Gold regularly polls its GCS buckets for any files that were not successfully ingested via PubSub event when the file was created (aka “streaming”). This alert means it has been at least 10 minutes since this happened; this should happen every 5 minutes or so, even in not-busy repos.

This has happened before because gitsync stopped, so check that out too.

Key metrics: liveness_gold_bt_s{metric=“since-last-run”}, liveness_last_successful_git_sync_s

GoldIgnoreMonitoring

This alert means gold was unable to calculate which ignore rules were expired. Search the logs for “ignorestore.go” to get a hint as to why.

This has happened before because of manually-edited (and incorrect) Datastore data so maybe check out the raw data https://console.cloud.google.com/datastore/entities;kind=IgnoreRule;ns=gold-flutter/query/kind?project=skia-public and https://console.cloud.google.com/datastore/entities;kind=HelperRecentKeys;ns=gold-flutter/query/kind?project=skia-public

Key metrics: gold_expired_ignore_rules_monitoring

GoldCommitTooOldWallTime

Too much time has elapsed since Gold noticed a commit.
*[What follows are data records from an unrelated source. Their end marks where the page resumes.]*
+                                            const float (&xs)[NPTS][3], float2 (&v)[NPTS][8], float (&pos)[NPTS][3])
 {
     typedef float v2f __attribute__((ext_vector_type(2)));
     typedef float f4_a16 __attribute__((ext_vector_type(4), aligned(16)));
-    uint32_t ga[3], gb[3];
-#pragma unroll
-    for (int d = 0; d < 3; d++) {
-        const float p = fmaf(sc, xa[d], 0.5f), fl = floorf(p);
-        ga[d] = (uint32_t)(int)fl; pa[d] = p - fl;
-        const float p2 = fmaf(sc, xb[d], 0.5f), fl2 = floorf(p2);
-        gb[d] = (uint32_t)(int)fl2; pb[d] = p2 - fl2;
-    }
-    uint32_t i0[8], i1[8];
-#pragma unroll
-    for (int c = 0; c < 4; c++) {
-        i0[c] = level_index<HASHED>(hsize, res, ga[0], ga[1] + (c & 1), ga[2] + ((c >> 1) & 1));
-        i1[c] = level_index<HASHED>(hsize, res, ga[0] + 1u, ga[1] + (c & 1), ga[2] + ((c >> 1) & 1));
-        i0[4 + c] = level_index<HASHED>(hsize, res, gb[0], gb[1] + (c & 1), gb[2] + ((c >> 1) & 1));
-        i1[4 + c] = level_index<HASHED>(hsize, res, gb[0] + 1u, gb[1] + (c & 1), gb[2] + ((c >> 1) & 1));
-    }
-    f4_a16 q[8];
-    v2f t[8];
-#pragma unroll
-    for (int c = 0; c < 8; c++) {
-        q[c] = *reinterpret_cast<const f4_a16*>(tab + (i0[c] & ~1u));
-        t[c] = *reinterpret_cast<const v2f*>(tab + i1[c]);
-    }
-#pragma unroll
-    for (int c = 0; c < 8; c++) {
-        const bool odd = (i0[c] & 1u) != 0u;
-        const float2 lo = make_float2(q[c].x, q[c].y), hi = make_float2(q[c].z, q[c].w);
-        const float2 e0 = odd ? hi : lo;
-        const float2 e1 = (i1[c] == (i0[c] ^ 1u)) ? (odd ? lo : hi) : make_float2(t[c].x, t[c].y);
-        if (c < 4) { va[2 * c] = e0; va[2 * c + 1] = e1; } else { vb[2 * (c - 4)] = e0; vb[2 * (c - 4) + 1] = e1; }
+    uint32_t g[NPTS][3];
+#pragma unroll
+    for (int d = 0; d < 3; d++)
+#pragma unroll
+        for (int p = 0; p < NPTS; p++) {
+            const float q = fmaf(sc, xs[p][d], 0.5f), fl = floorf(q);
+            g[p][d] = (uint32_t)(int)fl; pos[p][d] = q - fl;
+        }
+    uint32_t i0[4 * NPTS], i1[4 * NPTS];
+#pragma unroll
+    for (int c = 0; c < 4; c++)
+#pragma unroll
+        for (int p = 0; p < NPTS; p++) {
+            i0[4 * p + c] = level_index<HASHED>(hsize, res, g[p][0], g[p][1] + (c & 1), g[p][2] + ((c >> 1) & 1));
+            i1[4 * p + c] = level_index<HASHED>(hsize, res, g[p][0] + 1u, g[p][1] + (c & 1), g[p][2] + ((c >> 1) & 1));
+        }
+    if (LOADS == HASH_LOADS_SINGLE) {
+        v2f e0[4 * NPTS], e1[4 * NPTS];
+#pragma unroll
+        for (int c = 0; c < 4 * NPTS; c++) {
+            e0[c] = *reinterpret_cast<const v2f*>(tab + i0[c]);
+            e1[c] = *reinterpret_cast<const v2f*>(tab + i1[c]);
+        }
+#pragma unroll
+        for (int c = 0; c < 4 * NPTS; c++) {
+            v[c >> 2][2 * (c & 3)] = make_float2(e0[c].x, e0[c].y);
+            v[c >> 2][2 * (c & 3) + 1] = make_float2(e1[c].x, e1[c].y);
+        }
+    } else {
+        f4_a16 q[4 * NPTS];
+        v2f t[4 * NPTS];
+#pragma unroll
+        for (int c = 0; c < 4 * NPTS; c++) {
+            q[c] = *reinterpret_cast<const f4_a16*>(tab + (i0[c] & ~1u));
+            t[c] = *reinterpret_cast<const v2f*>(tab + i1[c]);
+        }
+#pragma unroll
+        for (int c = 0; c < 4 * NPTS; c++) {
+            const bool odd = (i0[c] & 1u) != 0u;
+            const float2 lo = make_float2(q[c].x, q[c].y), hi = make_float2(q[c].z, q[c].w);
+            v[c >> 2][2 * (c & 3)] = odd ? hi : lo;
+            v[c >> 2][2 * (c & 3) + 1] = (i1[c] == (i0[c] ^ 1u)) ? (odd ? lo : hi) : make_float2(t[c].x, t[c].y);
+        }
     }
     if (!HASHED) {
-        if (ga[0] > res || ga[1] > res || ga[2] > res)
-#pragma unroll
-            for (int c = 0; c < 8; c++) va[c] = tab[grid_index(hsize, res, ga[0] + (c & 1), ga[1] + ((c >> 1) & 1), ga[2] + ((c >> 2) & 1))];
-        if (gb[0] > res || gb[1] > res || gb[2] > res)
-#pragma unroll
-            for (int c = 0; c < 8; c++) vb[c] = tab[grid_index(hsize, res, gb[0] + (c & 1), gb[1] + ((c >> 1) & 1), gb[2] + ((c >> 2) & 1))];
+#pragma unroll
+        for (int p = 0; p < NPTS; p++)
+            if (g[p][0] > res || g[p][1] > res || g[p][2] > res)
+#pragma unroll
+                for (int c = 0; c < 8; c++) v[p][c] = tab[grid_index(hsize, res, g[p][0] + (c & 1), g[p][1] + ((c >> 1) & 1), g[p][2] + ((c >> 2) & 1))];
     }
 }
 
@@ -231,7 +252,7 @@
     }
 }
 
-template <bool WITH_JAC>
+template <bool WITH_JAC, int LOADS, int NPTS>
 __global__ __launch_bounds__(THREADS) void hash_fwd_xcd_kernel(int64_t n, const float* __restrict__ x,
                                                                 const float2* __restrict__ params, HashCfg cfg, XcdPlan plan,
                                                                 float2* __restrict__ tmp ,
@@ -243,30 +264,33 @@
     const int64_t per = (n + np - 1) / np;
     const int64_t lo = per * plan.part[slot], hi = (lo + per < n) ? lo + per : n;
     const int64_t stride = nchunks * THREADS;
-    for (int64_t i = lo + chunk * THREADS + threadIdx.x; i < hi; i += 2 * stride) {
-        const int64_t i2 = i + stride;
-        const bool two = i2 < hi;
-        const int64_t ib = two ? i2 : i;
-        const float xa[3] = {__builtin_nontemporal_load(x + i * 3 + 0), __builtin_nontemporal_load(x + i * 3 + 1),
-                             __builtin_nontemporal_load(x + i * 3 + 2)};
-        const float xb[3] = {__builtin_nontemporal_load(x + ib * 3 + 0), __builtin_nontemporal_load(x + ib * 3 + 1),
-                             __builtin_nontemporal_load(x + ib * 3 + 2)};
+    for (int64_t i = lo + chunk * THREADS + threadIdx.x; i < hi; i += NPTS * stride) {
+        bool on[NPTS];
+        float xs[NPTS][3];
+#pragma unroll
+        for (int p = 0; p < NPTS; p++) {
+            on[p] = i + p * stride < hi;
+            const int64_t ip = on[p] ? i + p * stride : i;
+#pragma unroll
+            for (int d = 0; d < 3; d++) xs[p][d] = __builtin_nontemporal_load(x + ip * 3 + d);
+        }
         for (int l = plan.first_level[slot]; l < plan.first_level[slot] + plan.n_level[slot]; l++) {
             const float sc = cfg.scale[l];
             const uint32_t res = cfg.res[l], hsize = cfg.offsets[l + 1] - cfg.offsets[l];
             const float2* tab = params + cfg.offsets[l];
-            float2 va[8], vb[8];
-            float pa[3], pb[3];
+            float2 v[NPTS][8];
+            float pos[NPTS][3];
             const uint64_t r64 = res;
             const bool hashed = r64 * r64 * r64 > (uint64_t)hsize;
-            if (plan.straight && hashed && (hsize & (hsize - 1u)) == 0u) xcd_gather2<true>(tab, hsize, res, sc, xa, xb, va, vb, pa, pb);
-            else if (plan.straight && !hashed) xcd_gather2<false>(tab, hsize, res, sc, xa, xb, va, vb, pa, pb);
+            if (plan.straight && hashed && (hsize & (hsize - 1u)) == 0u) xcd_gather2<true, LOADS, NPTS>(tab, hsize, res, sc, xs, v, pos);
+            else if (plan.straight && !hashed) xcd_gather2<false, LOADS, NPTS>(tab, hsize, res, sc, xs, v, pos);
             else {
-                xcd_gather<WITH_JAC>(tab, hsize, res, sc, xa, va, pa);
-                xcd_gather<WITH_JAC>(tab, hsize, res, sc, xb, vb, pb);
-            }
-            xcd_blend_store<WITH_JAC>(va, pa, sc, (int64_t)l * n + i, tmp, tmp_jac);
-            if (two) xcd_blend_store<WITH_JAC>(vb, pb, sc, (int64_t)l * n + i2, tmp, tmp_jac);
+#pragma unroll
+                for (int p = 0; p < NPTS; p++) xcd_gather<WITH_JAC>(tab, hsize, res, sc, xs[p], v[p], pos[p]);
+            }
+#pragma unroll
+            for (int p = 0; p < NPTS; p++)
+                if (on[p]) xcd_blend_store<WITH_JAC>(v[p], pos[p], sc, (int64_t)l * n + i + p * stride, tmp, tmp_jac);
         }
     }
 }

This occasionally is a false positive if a commit simply hasn't landed in the repo we are tracking.

In the past, this has indicated git-sync might have had problems, so check out the logs of the relevant git-sync instance.
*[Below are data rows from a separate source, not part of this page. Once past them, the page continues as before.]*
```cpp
extern "C" int ttsc_conv1d_forward_pitched(const ttsc_conv1d* c, const float* x, int32_t B, int64_t Lin, float* y,
                                           const float* resid, const ttsc_conv1d_epilogue* ep, const int32_t* in_len_dev,
                                           const int32_t* out_len_dev, int64_t Lout_pitch, void* stream) {
    TTSC_REQUIRE(c && x && y, "ttsc_conv1d_forward: null argument");
    TTSC_REQUIRE(Lout_pitch == 0 || (Lout_pitch > 0 && in_len_dev && out_len_dev),
                 "ttsc_conv1d_forward_pitched: an output pitch needs per-utterance lengths (in_len_dev, out_len_dev)");
    if (!c->has_weight) {
        set_error("ttsc_conv1d_forward: weights not set");
        return TTSC_ESTATE;
    }
    TTSC_REQUIRE(B > 0 && Lin > 0, "ttsc_conv1d_forward: bad B/Lin (%d, %lld)", B, (long long)Lin);
    TTSC_REQUIRE(!ep || (ep->in_slope >= 0.f && ep->in_slope <= 1.f), "ttsc_conv1d_forward: in_slope must be in [0,1]");
    const auto& g = c->cfg;
    const int64_t Lout = Lout_pitch > 0 ? Lout_pitch : ttsc_conv1d_out_len(c, Lin);
    TTSC_REQUIRE(Lout > 0, "ttsc_conv1d_forward: output length %lld <= 0", (long long)Lout);
    TTSC_REQUIRE(Lin < (1ll << 30) && Lout < (1ll << 30), "ttsc_conv1d_forward: length too large");
    hipStream_t s = (hipStream_t)stream;
    for (const auto& ph : c->phases) {
        ConvArgs a;
        a.x = x;
        a.y = y;
        a.resid = resid;
        a.nf_flag = nullptr;
        a.wp = ph.wp_dev;
        a.wph = ph.wph_dev;
        a.w_unscale = c->w_unscale;
        a.bias = (c->dev_weights && c->bias_ext) ? c->bias_ext : c->bias_dev;
        a.in_len = in_len_dev;
        a.out_len = out_len_dev;
        a.dbg = 0;
        a.skew = 0;
        a.acc_init = 0;
        a.epi_prefetch = 0;
        a.swz_nx = a.swz_ny = 0;
        a.lean = 0;
        a.short_from = INT_MAX;
        a.fold_S = a.fold_B = 0;
        a.amax_x = a.amax_w = nullptr;
        a.amax_out = nullptr;
#ifdef TTSC_ABLATE
        if (const char* ev = getenv("TTSC_CONV_DBG")) a.dbg = atoi(ev);
        a.prof = nullptr;
        if (const char* ev = getenv("TTSC_PROF_PTR")) a.prof = reinterpret_cast<unsigned long long*>(strtoull(ev, nullptr, 0));
#endif
        a.vphase = c->vfused ? ((c->vrow4 && c->precision == TTSC_PREC_F16X3) ? -4 : g.out_channels) : 0;
        if (a.vphase == -4) {
            TTSC_REQUIRE(!(ep && ep->gate_dev), "ttsc_conv1d_forward: the gate epilogue is not available on this transposed layer");
            TTSC_REQUIRE(((uintptr_t)y % 16 == 0) && (!resid || (uintptr_t)resid % 16 == 0), "ttsc_conv1d_forward: y / resid must be 16-byte aligned for ConvTranspose1d(k=4, s=4)");
        }
        a.Cin = c->groups > 1 ? c->cin_tile : g.in_channels;
        a.CinTot = g.in_channels;
        a.groups = c->groups;
        a.cin_g = c->cin_g;
        a.cout_g = c->cout_g;
        a.CinP = c->CinP;
        a.Cout = g.out_channels;
        a.CoutP = c->CoutP;
        a.Lin = (int)Lin;
// ... 18 lines not shown
            if (qhi <= qlo) continue;
            a.q_lo = (int)qlo;
            a.q_cnt = (int)(qhi - qlo);
        }
        const int last = (ph.ntaps - 1) * ph.tap_step;
        a.min_shift = ph.tap_base + (last < 0 ? last : 0);
        a.span = c->NT + (last < 0 ? -last : last);
        a.span_pad = a.span + 1;
        a.in_scale = ep ? ep->in_scale : 1.f;
        const float* w_plain = c->dev_weights ? c->w_plain_ext : c->w_plain_dev;
        const bool use_cout1 = !g.transposed && c->groups == 1 && g.out_channels == 1 && g.in_channels <= 64 && g.kernel_size <= 16 && g.dilation == 1 &&
                               w_plain && !(ep && ep->gate_dev);
        if (c->precision == TTSC_PREC_F16X3 && !use_cout1) {
            a.in_scale *= c->act_scale;
            a.w_unscale = c->w_unscale / c->act_scale;
        }
        a.in_slope = ep ? ep->in_slope : 1.f;
        a.out_scale = ep ? ep->out_scale : 1.f;
        a.out_act = ep ? ep->out_act : TTSC_ACT_NONE;
        a.accumulate = ep ? ep->accumulate : 0;
        a.gate = ep ? ep->gate_dev : nullptr;
        a.gate_slope = ep ? ep->gate_slope : 1.f;
        int rc;
        if (use_cout1) {
            a.wp = w_plain;
            a.nf_flag = c->nf_flag;
            dim3 grid((unsigned)ceil_div(Lout, 1024), (unsigned)B);
            hipLaunchKernelGGL(conv_cout1_kernel, grid, dim3(256), 0, s, a);
            hipError_t e = hipGetLastError();
            if (e != hipSuccess) {
                set_error("conv_cout1_kernel launch failed: %s", hipGetErrorString(e));
                return TTSC_EHIP;
            }
            rc = TTSC_OK;
        } else if (c->precision == TTSC_PREC_F16X3) {
            const int nt = c->MT >= 64 ? 256 : 512;
            a.span = nt + (last < 0 ? -last : last);
            a.span_pad = a.span;
            TTSC_REQUIRE(ph.ntaps <= 16, "f16x3 path supports at most 16 taps per phase (got %d)", ph.ntaps);
            auto wgs16 = [&](int mt, int nt) { return (long)ceil_div(a.q_cnt, nt) * (c->CoutP / mt) * B; };
            auto set_nt16 = [&](int n) {
                a.span = n + (last < 0 ? -last : last);
                a.span_pad = a.span;
            };
            static const bool big_only = getenv("TTSC_F16_TILE") && atoi(getenv("TTSC_F16_TILE")) == 0;
            const char* wide_ev = getenv("TTSC_CONV_WIDE");
            const int wide_env = wide_ev ? atoi(wide_ev) : 1;
            const long want16 = 512;
            const bool wide_shape = !g.transposed && !a.gate && g.in_channels == g.out_channels &&
                                    (g.out_channels == 128 || g.out_channels == 256) &&
                                    ((g.kernel_size == 3 || g.kernel_size == 7 || g.kernel_size == 11)
#ifdef TTSC_PROBE_EVENK
                                     || ((g.kernel_size == 4 || g.kernel_size == 6) && g.dilation == 1)
#endif
                                     ) &&
                                    (g.dilation == 1 || g.dilation == 3 || g.dilation == 5) &&
                                    g.padding == g.dilation * (g.kernel_size - 1) / 2;
            static const int acc_init_env = getenv("TTSC_CONV_ACC_INIT") ? atoi(getenv("TTSC_CONV_ACC_INIT")) : 1;
            a.acc_init = (acc_init_env && wide_env && wide_shape && a.out_act == TTSC_ACT_NONE && a.out_scale == 1.f && c->CoutP == g.out_channels &&
                          (size_t)B * g.out_channels * Lout < (1ull << 32)) ? 1 : 0;
            static const bool tall_on = !(getenv("TTSC_CONV_TALL") && atoi(getenv("TTSC_CONV_TALL")) == 0);
            const bool tall0 = g.in_channels == 512 && ph.ntaps == 4 && c->CoutP % 256 == 0;
            const bool tall1 = g.in_channels == 256 && ph.ntaps == 6 && c->CoutP % 128 == 0;
            const bool tall_shape = tall_on && c->vfused && a.vphase > 0 && !a.gate && c->CinP == g.in_channels && (tall0 || tall1);
            const char* lean_ev = getenv("TTSC_CONV_LEAN");
            a.lean = (!(lean_ev && atoi(lean_ev) == 0) && (int64_t)g.in_channels * Lin * 4 < (1ll << 31) && a.in_scale > 0.f && std::isfinite(a.in_scale)) ? 1 : 0;
            if (tall_shape && (tall0 ? 256 : 128) == g.out_channels) a.short_from = g.kernel_size - (ph.ntaps - 1) * g.stride;
            if (tall_shape && (wide_env == 2 || (long)ceil_div(a.q_cnt, tall0 ? 128 : 256) * (c->CoutP / (tall0 ? 256 : 128)) * B >= want16)) {
                rc = tall0 ? launch_f16_tall<512, 4, 4, 2>(a, B, s) : launch_f16_tall<256, 6, 2, 4>(a, B, s);
            } else if (wide_env && wide_shape && (wide_env == 2 || (long)ceil_div(a.Lout, 256) * (g.out_channels / 128) * B >= want16)) {
                if (g.out_channels == 256)
                    rc = launch_f16_wide_k<256>(a, B, g.dilation, s);
                else
                    rc = launch_f16_wide_k<128>(a, B, g.dilation, s);
            } else if (c->MT >= 64) {
                if (big_only || wgs16(64, 256) >= want16)
                    rc = launch_f16<2, 2>(a, B, s);
                else if (wgs16(64, 128) >= want16) {
                    set_nt16(128);
                    rc = launch_f16<2, 1>(a, B, s);
                } else {
                    set_nt16(128);
                    rc = launch_f16<1, 1>(a, B, s);
                }
            } else {
                if (big_only || wgs16(32, 512) >= want16)
                    rc = launch_f16<1, 4>(a, B, s);
                else if (wgs16(32, 256) >= want16) {
                    set_nt16(256);
                    rc = launch_f16<1, 2>(a, B, s);
                } else {
                    set_nt16(128);
                    rc = launch_f16<1, 1>(a, B, s);
// ... 90 lines not shown
```

ttscube_amd/csrc/conv_kernels.hpp:

```cpp
#pragma once
#include "common.hpp"
#include "conv_internal.hpp"

namespace ttsc {

typedef float f32x16 __attribute__((ext_vector_type(16)));

#ifdef TTSC_ABLATE
#define TTSC_DBG(args, bit) (((args).dbg & (bit)) != 0)
#define TTSC_STAMP(args, wg, i)                                                                              \
    do {                                                                                                     \
        if ((args).prof && threadIdx.x == 0) (args).prof[(size_t)(wg) * 24 + (i)] = __builtin_amdgcn_s_memrealtime(); \
    } while (0)
#define TTSC_STAMP_HWID(args, wg, i)                                                                         \
    do {                                                                                                     \
        if ((args).prof && threadIdx.x == 0) {                                                               \
            unsigned hw, xcc;                                                                                \
            asm volatile("s_getreg_b32 %0, hwreg(HW_REG_HW_ID)" : "=s"(hw));                                 \
            asm volatile("s_getreg_b32 %0, hwreg(HW_REG_XCC_ID)" : "=s"(xcc));                               \
            (args).prof[(size_t)(wg) * 24 + (i)] = ((unsigned long long)(xcc & 0xf) << 32) | hw;            \
        }                                                                                                    \
    } while (0)
#else
#define TTSC_DBG(args, bit) false
// ... 8 lines not shown
    float* y;
    const float* resid;
    const float* wp;
    const void* wph;
    float w_unscale;
    const float* bias;
    const int* in_len;
    const int* out_len;
    int Cin, CinP, Cout, CoutP;
    int CinTot;
    int groups, cin_g, cout_g;
    int Lin, Lout;
    int ntaps, tap_base, tap_step;
    int out_stride, out_off;
    int q_lo, q_cnt;
    int span, span_pad, min_shift;
    float in_scale, in_slope, out_scale;
    int out_act, accumulate;
    int vphase;
    int acc_init;
    int epi_prefetch;
    int swz_nx, swz_ny;
    int lean;
    int short_from;
    int skew;
    int dbg;
#ifdef TTSC_ABLATE
    unsigned long long* prof;
#endif
    unsigned* nf_flag;
    const float* gate;
    float gate_slope;
    int fold_S, fold_B;
    const float* amax_x;
    const float* amax_w;
    unsigned* amax_out;
};

__device__ __forceinline__ float pow2_to(float m, int target) {
    const int ex = (int)((__float_as_uint(m) >> 23) & 0xffu);
    if (ex == 0 || ex == 255) return 1.f;
    int s = target - (ex - 126);
    s = s > 100 ? 100 : (s < -100 ? -100 : s);
    return __uint_as_float((unsigned)(127 + s) << 23);
}
int launch_amax2(const float* x, long nx, float* out_x, const float* w, long nw, float* out_w, hipStream_t s, bool prezeroed = false);
// ... 532 lines not shown
```

Before: 292.4 million.

## Add interleaved-column layout to wide f16x3 conv for 128-bit accumulate epilogue

Adds an IL variant of the wide conv kernel. Each lane owns four adjacent output columns, and the LDS input tile is stored in a column-interleaved plane layout, so the accumulate-init load and the final store become 128-bit buffer ops instead of scalar ones. The variant is enabled by default when the conv takes the wide lean path with acc_init, K is 3, 7 or 11, and alignment holds; TTSC_CONV_WIDE_IL=0 turns it off. A query entry point reports whether the path is taken. The cost is a larger LDS footprint, more registers for the staged tiles, and s_nop padding between stores.

```diff
diff --git a/include/ttscube_hip.h b/include/ttscube_hip.h
--- a/include/ttscube_hip.h
+++ b/include/ttscube_hip.h
@@ -64,6 +64,8 @@
 int ttsc_conv1d_forward_pitched(const ttsc_conv1d* c, const float* x_dev, int32_t B, int64_t Lin, float* y_dev,
                                 const float* resid_dev, const ttsc_conv1d_epilogue* ep, const int32_t* in_len_dev,
                                 const int32_t* out_len_dev, int64_t Lout_pitch, void* stream);
+int ttsc_conv1d_wide_il_taken(const ttsc_conv1d* c, const float* x_dev, int32_t B, int64_t Lin, float* y_dev, const float* resid_dev,
+                              const ttsc_conv1d_epilogue* ep, const int32_t* in_len_dev, const int32_t* out_len_dev, int64_t Lout_pitch);
 int ttsc_respair_supported(const ttsc_conv1d* conv1, const ttsc_conv1d* conv2);
 int ttsc_respair_forward(const ttsc_conv1d* conv1, const ttsc_conv1d* conv2, const float* x_dev, int32_t B, int64_t L,
                          float* y_dev, int32_t accumulate, const int32_t* len_dev, void* stream);
diff --git a/ttscube_amd/_lib.py b/ttscube_amd/_lib.py
--- a/ttscube_amd/_lib.py
+++ b/ttscube_amd/_lib.py
@@ -90,6 +90,8 @@
                                              C.POINTER(Conv1dEpilogue), C.c_void_p, C.c_void_p, C.c_void_p]),
     'ttsc_conv1d_forward_pitched': (C.c_int, [C.c_void_p, C.c_void_p, C.c_int32, C.c_int64, C.c_void_p, C.c_void_p,
                                               C.POINTER(Conv1dEpilogue), C.c_void_p, C.c_void_p, C.c_int64, C.c_void_p]),
+    'ttsc_conv1d_wide_il_taken': (C.c_int, [C.c_void_p, C.c_void_p, C.c_int32, C.c_int64, C.c_void_p, C.c_void_p,
+                                            C.POINTER(Conv1dEpilogue), C.c_void_p, C.c_void_p, C.c_int64]),
     'ttsc_rbchain_supported': (C.c_int, [C.POINTER(C.c_void_p), C.POINTER(C.c_void_p), C.c_int32]),
     'ttsc_rbchain_forward': (C.c_int, [C.POINTER(C.c_void_p), C.POINTER(C.c_void_p), C.c_int32, C.c_void_p, C.c_int32, C.c_int64,
                                        C.c_void_p, C.c_int32, C.c_void_p, C.c_int32, C.c_void_p]),
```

Key metrics: gold_last_commit_age_s

GoldCommitTooOldNewerCommit

Gold has noticed there is a newer commit available for processing, but hasn't succeeded on moving forward.

This would usually indicate an issue with Gold itself, so check the logs of the Gold instance.

Key metrics: gold_last_commit_age_s

GoldStatusStalled

Gold has been unable to re-process some of the data used to keep the frontend up to date.

This hasn't happened yet, but likely would indicate a problem with something in golden/go/status.go

Key metrics: liveness_gold_status_monitoring_s

GoldIngestionErrorRate

The recent rate of errors for ingestion is high, it is typically well below 0.1. See the error logs for the given instance for more.

GoldDiffServerErrorRate

The recent rate of errors for the diff server is high, it is typically well below 0.1. See the error logs for the given instance for more.

GoldErrorRate

The recent rate of errors for the main gold instance is high, it is typically well below 0.1. See the error logs for the given instance for more.

GoldExpectationsStale

Currently, our baseline servers use QuerySnapshotIterators when fetching expectations out of Firestore. Those run on goroutines. This alert will be active if any of those sharded iterators are down, thus yielding stale results.

To fix, delete one baseliner pod of the affected instance at a time until all of them have restarted and are healthy.

If this alert fires, it probably means the related logic in fs_expstore needs to be rethought.

GoldCorruptTryJobData

This section covers both GoldCorruptTryJobParamMaps and GoldTryJobResultsIncompleteData which are probably both active or both inactive. TryJobResults are stored in firestore in a separate document from the Param maps that store the keys so as to lower request data. However, if somehow data was only partially uploaded or corrupted, there might be TryJobResults that reference Params that don't exist.

If this happens, we might need to re-ingest the TryJob data to re-construct the missing data.